2012-10-24 08:41 Global Times     Web Editor: Wang Fan comment

China remains irreconcilable over its stance on the Diaoyu Islands sovereignty issue, Vice Premier Li Keqiang Tuesday told a visiting delegation of US diplomacy and national security heavyweights, which reportedly came to mediate worsening Sino-Japanese ties.

Li met with White House Assistant for National Security Affairs Stephen Hadley, former Deputy Secretary of State James Steinberg and former Assistant Secretary of Defense Joseph Nye, according to Xinhua.

After talking about Sino-US relations, Li expressed China's "solemn stance" on the Diaoyu Islands issue, stressing that the international community should join hands in preserving the fruits of World War II and the post-war world order, Xinhua reported.
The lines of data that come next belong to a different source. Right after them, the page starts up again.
# AIBluefisher/DReg-NeRF

Measured on AMD Instinct MI355X. Metric: nerf_pairs_per_sec_regtr_fwd_bwd_128, higher is better.
Workload: dtype bf16; 1 GPU; RegTR fwd+bwd+AdamW, shell-R synthetic pairs, 128^3 grids, 4 pairs (8 grids) per GPU per step, random-init weights; global_batch_pairs=4, resolution=128, fpn_head=active-set (identical results; rows around occupied voxels), parallelism=dp1

## Files before the change

dreg_nerf_amd/csrc/conv.hip:

```cpp
#include "common.h"
#include "../../include/dreg_nerf.h"
#include <cstring>
extern "C" int dreg_fill_zero(void* p, size_t bytes, void* stream);

struct ConvGeom {
    int B, Di, Hi, Wi, Cin, log2Cin;
    int Cmask;
    int Do, Ho, Wo, Cout;
    int ksz, ntaps;
    int sn, dsign, off, sd;
    uint32_t M;
    uint32_t magW, magH, magD;
    int Kpad;
};

__device__ __forceinline__ void tap_decode(int tap, int ksz, int& dz, int& dy, int& dx) {
    if (ksz == 1) { dz = dy = dx = 0; }
    else if (ksz == 3) { dz = tap / 9; int r = tap - dz * 9; dy = r / 3; dx = r - dy * 3; }
    else { int k2 = ksz * ksz; dz = tap / k2; int r = tap - dz * k2; dy = r / ksz; dx = r - dy * ksz; }
}

__device__ __forceinline__ void vox_decode(uint32_t m, const ConvGeom& g, int& b, int& z, int& y, int& x) {
    uint32_t q1 = fdiv(m, g.magW); x = (int)(m - q1 * g.Wo);
    uint32_t q2 = fdiv(q1, g.magH); y = (int)(q1 - q2 * g.Ho);
// ... 785 lines not shown
        }
    };

    if (v_begin < v_end) {
        const int nk = (int)((v_end - v_begin + KV - 1) / KV);
        auto next = [&](int k) {
            if (rowocc)
                while (k < nk && rowocc[(v_begin + (uint32_t)k * KV) / (uint32_t)g.Wo] == 0) ++k;
            return k;
        };
        int k = next(0), buf = 0;
        if (k < nk) {
            load_g(v_begin + (uint32_t)k * KV);
            store_l(0);
        }
        __syncthreads();
        while (k < nk) {
            const int kn = next(k + 1);
            if (kn < nk) load_g(v_begin + (uint32_t)kn * KV);
            compute(buf);
            if (kn < nk) store_l(buf ^ 1);
            __syncthreads();
            k = kn; buf ^= 1;
        }
    }
    float* dst = part + (size_t)blockIdx.y * g.Cout * g.Kpad;
    const int col_l = lane & 15, rowq = (lane >> 4) * 4;
#pragma unroll
    for (int i = 0; i < TM; ++i)
#pragma unroll
        for (int r = 0; r < 4; ++r) {
            const int co = co0 + wm * WM + i * 16 + rowq + r;
#pragma unroll
            for (int j = 0; j < TN; ++j)
                dst[(size_t)co * g.Kpad + n0 + wn * WN + j * 16 + col_l] = acc[i][j][r];
        }
}

#ifdef DREG_PROBE
__device__ unsigned long long g_wgrad_dbg[8];
#endif
template <int GP> __device__ __forceinline__ int wg_swz(int row) {
    return GP >= 16 ? (((row & 3) + 4 * ((row >> 3) & 1)) << 1) : ((((row >> 1) & 1) + 2 * ((row >> 3) & 1)) << 1);
}
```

China has insisted on its sovereignty over the Diaoyu Islands, and holds that Japan has stolen the islands from China.

Chinese foreign ministry spokesman Hong Lei said on Monday that the delegation would focus on Sino-US relations.

"Hong's remarks indicated that China will not accept the mediation of the US, which has not shown any sincerity in defusing the Diaoyu Islands dispute so far," Wang Pin, a researcher on Japanese studies with the Chinese Academy of Social Sciences, told the Global Times Tuesday.

While the US is scurrying to prevent military clashes between the two Asian giants so that its own interest would not be harmed, it is also trying its best to encourage Japan to boost its defense to contain China, Wang said.

While visiting Japan on Monday, US delegation member Richard L. Armitage, the former deputy secretary of state, suggested Japan reinforce its defensive capabilities to deter Chinese provocations over the islands in a review in early October, Japan Times reported.

Meanwhile, both Japan's Ministry of Foreign Affairs and the office of Deputy Prime Minister Katsuya Okada have denied that Okada had acknowledged the existence of the dispute over the sovereignty of the Diaoyu Islands, in comments made on Hong Kong-based Phoenix Television Monday.

In the latest flare-up, Japan spotted a Chinese scientific research ship and four marine surveillance ships in waters about 20 kilometers northwest of the Diaoyu Islands, ribenxinwen.com quoted the Japan Coast Guard as saying.